** Work request **
Reproduce all lines of the listing below in which the word "metric" occurs.
::::::::
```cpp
template <bool STAMPS, bool SEG9, int SEGMIN>
__global__ void __launch_bounds__(64 * KN_WPB_MAX)
fit_lm_knot_kernel(int B, KnotGeom kg, KnotLds L, d2d_fit_opts opts, int iter_cap, KnotDev T, const double *__restrict__ pk,
                   const double *__restrict__ prep, double *q_io, double *cost_io, double *g_io, double *lm, int32_t *flags,
                   int32_t *queue, const int32_t *__restrict__ order, int prio_at, double *u_io, unsigned long long *__restrict__ stamps,
                   float *dbg) {
  unsigned long long st_acc[8] = {0, 0, 0, 0, 0, 0, 0, 0}, st_last = 0;
#define KN_STAMP(i)                                                     \
  if (STAMPS) {                                                         \
    const unsigned long long t_ = __builtin_amdgcn_s_memtime();         \
    st_acc[i] += t_ - st_last;                                          \
    st_last = t_;                                                       \
  }
  extern __shared__ __attribute__((aligned(16))) unsigned char lds[];
  constexpr int N = KN_N;
  stage(lds + L.Hb64, T.Hb64, kg.K * KN_HB_STRIDE * 8);
  stage(lds + L.Hb32, T.Hb32, kg.K * 32 * 4);
  stage(lds + L.Wseg, T.Wseg, D2D_FIT_MAX_S * 4 * 64 * 4);
  stage(lds + L.Md32, T.Md32, N * N * 4);
  stage(lds + L.Mi32, T.Mi32, KN_NE * 28 * 4);
  stage(lds + L.Mr32, T.Mrow32, KN_NE * 12 * 4);
  stage(lds + L.Msc, T.msc, KN_NE * 8);
  for (int i = threadIdx.x; i < N; i += blockDim.x) reinterpret_cast<float *>(lds + L.Md32)[N * N + i] = 0.f;
  __syncthreads();
  const double *Hb64 = reinterpret_cast<const double *>(lds + L.Hb64);
  const float *Wseg = reinterpret_cast<const float *>(lds + L.Wseg);
  const float *Mi32 = reinterpret_cast<const float *>(lds + L.Mi32);
  const int wave = __builtin_amdgcn_readfirstlane(threadIdx.x >> 6), lane = threadIdx.x & 63;
  unsigned char *wl = lds + L.wave0 + wave * L.wave_stride;
  double *wv = reinterpret_cast<double *>(wl + L.wv);
  double *sp = reinterpret_cast<double *>(wl + L.sp);
  float *sfull = reinterpret_cast<float *>(wl + L.sfull);
  double *gfull = reinterpret_cast<double *>(wl + L.gfull);
  double *park = reinterpret_cast<double *>(wl + L.park);
  double *us = reinterpret_cast<double *>(wl + L.big);
  f32x4 *cf = reinterpret_cast<f32x4 *>(wl + L.cf);
  float2 *cfp = reinterpret_cast<float2 *>(wl + L.cfp);
  float *big = reinterpret_cast<float *>(wl + L.big);
  const bool act = lane < N;
  const int e = kn_entry_all(lane);
  const int ej = e >> 3, ea = (e >> 2) & 1, ekd = e & 3;
  const int wv_slot = ej * KN_WV_KNOT + 4 * ea + ekd;
  auto p2_ranges = [&](int &kb, int &km, int &ke) {
    int lj = lane;
    LAUNDER(lj);
    const int e2 = lj < N ? kn_entry_of(lj) : 0, j2 = e2 >> 3;
    kb = 0; km = 0; ke = 0;
#pragma unroll
    for (int j = 0; j <= D2D_FIT_MAX_S; ++j)
      if (j == j2) { kb = kg.k0[j > 0 ? j - 1 : 0]; km = kg.k0[j]; ke = kg.k0[j < kg.S ? j + 1 : kg.S]; }
  };
  auto seg_of_lane = [&]() -> int {
    int lj = lane;
    LAUNDER(lj);
    int sg = 0;
#pragma unroll
    for (int s = 1; s < D2D_FIT_MAX_S; ++s) sg += (lj >= kg.k0[s] && s < kg.S) ? 1 : 0;
    return sg;
  };
  auto msc_of_lane = [&]() -> double {
    int l = lane;
    LAUNDER(l);
    return reinterpret_cast<const double *>(lds + L.Msc)[l < N ? kn_entry_of(l) : 0];
  };
  for (int i = lane; i < 9 * 8; i += 64) sfull[i] = 0.f;
  KnotMetric metric;
  metric.lds = lds; metric.sfull_off = L.wave0 + wave * L.wave_stride + L.sfull; metric.md32_off = L.Md32; metric.mr32_off = L.Mr32;
  metric.lane = lane; metric.lam = 0.f; metric.scale = 0.f; metric.row_off = 0;
// ... 81 lines not shown
#define V_qmax u2
#define V_ct u3
#define V_pred_s u4
#define V_bt_a u5
#define V_bt_b u6
#define V_alpha u7
    int nev = 0, status = D2D_ST_RUNNING;
    bool so_rows = uniform_i(lmb[3] != 0.0 ? 1 : 0) != 0;
    int phase = 1;
    MpState mp;
    mp.pgn_lds = nullptr;
    mp.dx_gn = 0.0; mp.t2_gn = 0.0; mp.p_gn = 0.f; mp.gn_valid = 0; mp.gn_ok = 0; mp.first = 0; mp.calm = 0; mp.slow = 0; mp.nfac = 0;
    {
      const int pw = uniform_i((int)lmb[6]);
      phase = pw & 1; mp.first = (pw >> 1) & 1; mp.calm = (pw >> 2) & 0x3fff; mp.slow = pw >> 16;
    }
    if (phase == 0) { V_mp_par = uniform_d(lmb[4]); V_mp_delta = uniform_d(lmb[5]); }
    else { V_lam = uniform_d(lmb[0]); V_nu = uniform_d(lmb[1]); }
    double c = 0.0, gi = 0.0, gnrm = -1.0, xub = 0.0;
    float hdiag = 0.f;
    f32x2 hrow[N / 2];
#pragma unroll
    for (int m = 0; m < N / 2; ++m) hrow[m] = f32x2{0.f, 0.f};
    wave_lds_sync();
    if (phase == 0) {
      const float dv = act ? (float)(ui - u0_of_lane()) : 0.f;
      const float mv = metric.apply(dv);
      const double xn = sqrt(fmax(uniform_d(wave_sum((double)dv * (double)mv)), 0.0));
      xub = xn * (1.0 + 1e-6);
      if (mp.first && V_mp_delta <= 0.0) V_mp_delta = xn > 0.0 ? 100.0 * xn : 100.0;
    }
    KN_STAMP(0)
    for (bool reenter = true; reenter;) {
      reenter = false;
      c = uniform_d(knot_phase1(kg.K, Hb64, sp, wv, seg_of_lane(), park, us, cf, cfp, so_rows, lane));
      KN_STAMP(1)
      bool fresh = true;
      if (!(fabs(c) <= 1.79e308)) { status = D2D_ST_NONFINITE; fresh = false; }
      int sub = 0, lp_it = 0, att = 0;
      V_alpha = 1.0;
      float dl = 0.f;
      bool fin = false, accept = false;
      while (status == D2D_ST_RUNNING || fresh) {
        bool do_solve = false, is_gn = false, do_trial = false;
        double solve_lam = 0.0;
        int isq_mode = 0;
        if (sub == 0) {
          if (fresh) {
            int p2_kb, p2_km, p2_ke;
            p2_ranges(p2_kb, p2_km, p2_ke);
            f32x4 acc[D2D_FIT_MAX_S];
            const float ww = (float)(sp[PR_WWP] * sp[PR_WWP]);
            const int wbase = L.wave0 + wave * L.wave_stride;
            const bool fused = SEGMIN > 0 && !so_rows && status == D2D_ST_RUNNING;
            if (!fused) gi = knot_phase2(kg, Hb64, us, p2_kb, p2_km, p2_ke, ea, ekd, act, lane);
            KN_STAMP(2)
            fresh = false;
            if (status != D2D_ST_RUNNING) break;
            if (so_rows) knot_mfma_so(kg, lds, L.Hb32, wbase + L.cf, wbase + L.cfp, Wseg, ww, lane, acc);
            else if constexpr (SEGMIN > 0)
              gi = knot_eval_fused<(SEG9 ? 9 : KN_SEG_MAX), SEGMIN>(kg, lds, Hb64, us, p2_kb, p2_km, p2_ke, ea, ekd, act, L.Hb32, wbase + L.cf,
                                                                    Wseg, ww, lane, acc);
            else if (SEG9) knot_mfma<9>(kg, lds, L.Hb32, wbase + L.cf, Wseg, ww, lane, acc);
            else knot_mfma<KN_SEG_MAX>(kg, lds, L.Hb32, wbase + L.cf, Wseg, ww, lane, acc);
            nev += so_rows ? 3 : 2;
            wave_lds_sync();
            KN_STAMP(3)
            knot_blocks_to_image(acc, big, lane);
            image_put_rhs<N>(big, lane, gi);
            wave_lds_sync();
            image_row<N>(big, lane, hrow);
            hdiag = image_diag<N>(big, lane);
            wave_lds_sync();
            if (STAMPS && dbg != nullptr && iters == 0 && act) {
              float *d = dbg + (size_t)b * (N * N + 4 * N) + lane * N;
#pragma unroll
              for (int m = 0; m < N / 2; ++m) { d[2 * m] = hrow[m].x; d[2 * m + 1] = hrow[m].y; }
              dbg[(size_t)b * (N * N + 4 * N) + N * N + lane] = (float)gi;
              dbg[(size_t)b * (N * N + 4 * N) + N * N + N + lane] = (float)ui;
            }
            gnrm = -1.0;
            KN_STAMP(4)
          }
          if (iters >= iter_cap || iters >= opts.max_iter) break;
          if (iters >= prio_at) __builtin_amdgcn_s_setprio(2);
          if (phase == 0) {
            const double fnorm = sqrt(c);
            double gl = 0.0;
            if (act && hdiag > 0.f && fnorm > 0.0) gl = fabs(gi) / (sqrt((double)hdiag) * fnorm);
            V_gnorm = uniform_d(wave_max(gl));
            if (V_gnorm <= opts.mp_gtol) { status = D2D_ST_CONVERGED; break; }
            V_par = V_mp_par; V_parl = 0.0; V_paru = 0.0; V_fp = 0.0; lp_it = 0; V_alpha = 1.0;
            if (!mp.gn_valid) { do_solve = true; is_gn = true; solve_lam = 0.0; isq_mode = 1; }
            else sub = 3;
          } else {
            const double gmax = uniform_d(wave_max(act ? fabs(gi) / msc_of_lane() : 0.0));
            if (gmax <= KN_GTOL_SCALE * opts.gtol) { status = D2D_ST_CONVERGED; break; }
            do_solve = true; solve_lam = V_lam;
          }
        } else if (sub == 1) {
          if (V_par == 0.0) V_par = fmax(MP_DWARF, 0.001 * V_paru);
          do_solve = true; solve_lam = V_par; isq_mode = lp_it + 1 < 10 ? 2 : 0;
        } else if (sub == 2) {
          do_trial = true;
        }
        bool ok = true;
        if (do_solve) {
          double dxn = 0.0, t2 = 0.0;
          float dls, dgi;
          metric.lam = lane < N ? (float)solve_lam : 0.f; metric.scale = metric.lam;
          ok = uniform_i(damped_solve<N, true, true>(hrow, 0.0, act, lane, big, dgi, dls, nullptr, true, isq_mode, V_mp_delta, &dxn, &t2,
                                                     hdiag, true, metric) ? 1 : 0) != 0;
          KN_STAMP(5)
// ... 377 lines not shown
```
::::::::
** Worked solution **
  KnotMetric metric;
  metric.lds = lds; metric.sfull_off = L.wave0 + wave * L.wave_stride + L.sfull; metric.md32_off = L.Md32; metric.mr32_off = L.Mr32;
  metric.lane = lane; metric.lam = 0.f; metric.scale = 0.f; metric.row_off = 0;
      const float mv = metric.apply(dv);
          metric.lam = lane < N ? (float)solve_lam : 0.f; metric.scale = metric.lam;
                                                     hdiag, true, metric) ? 1 : 0) != 0;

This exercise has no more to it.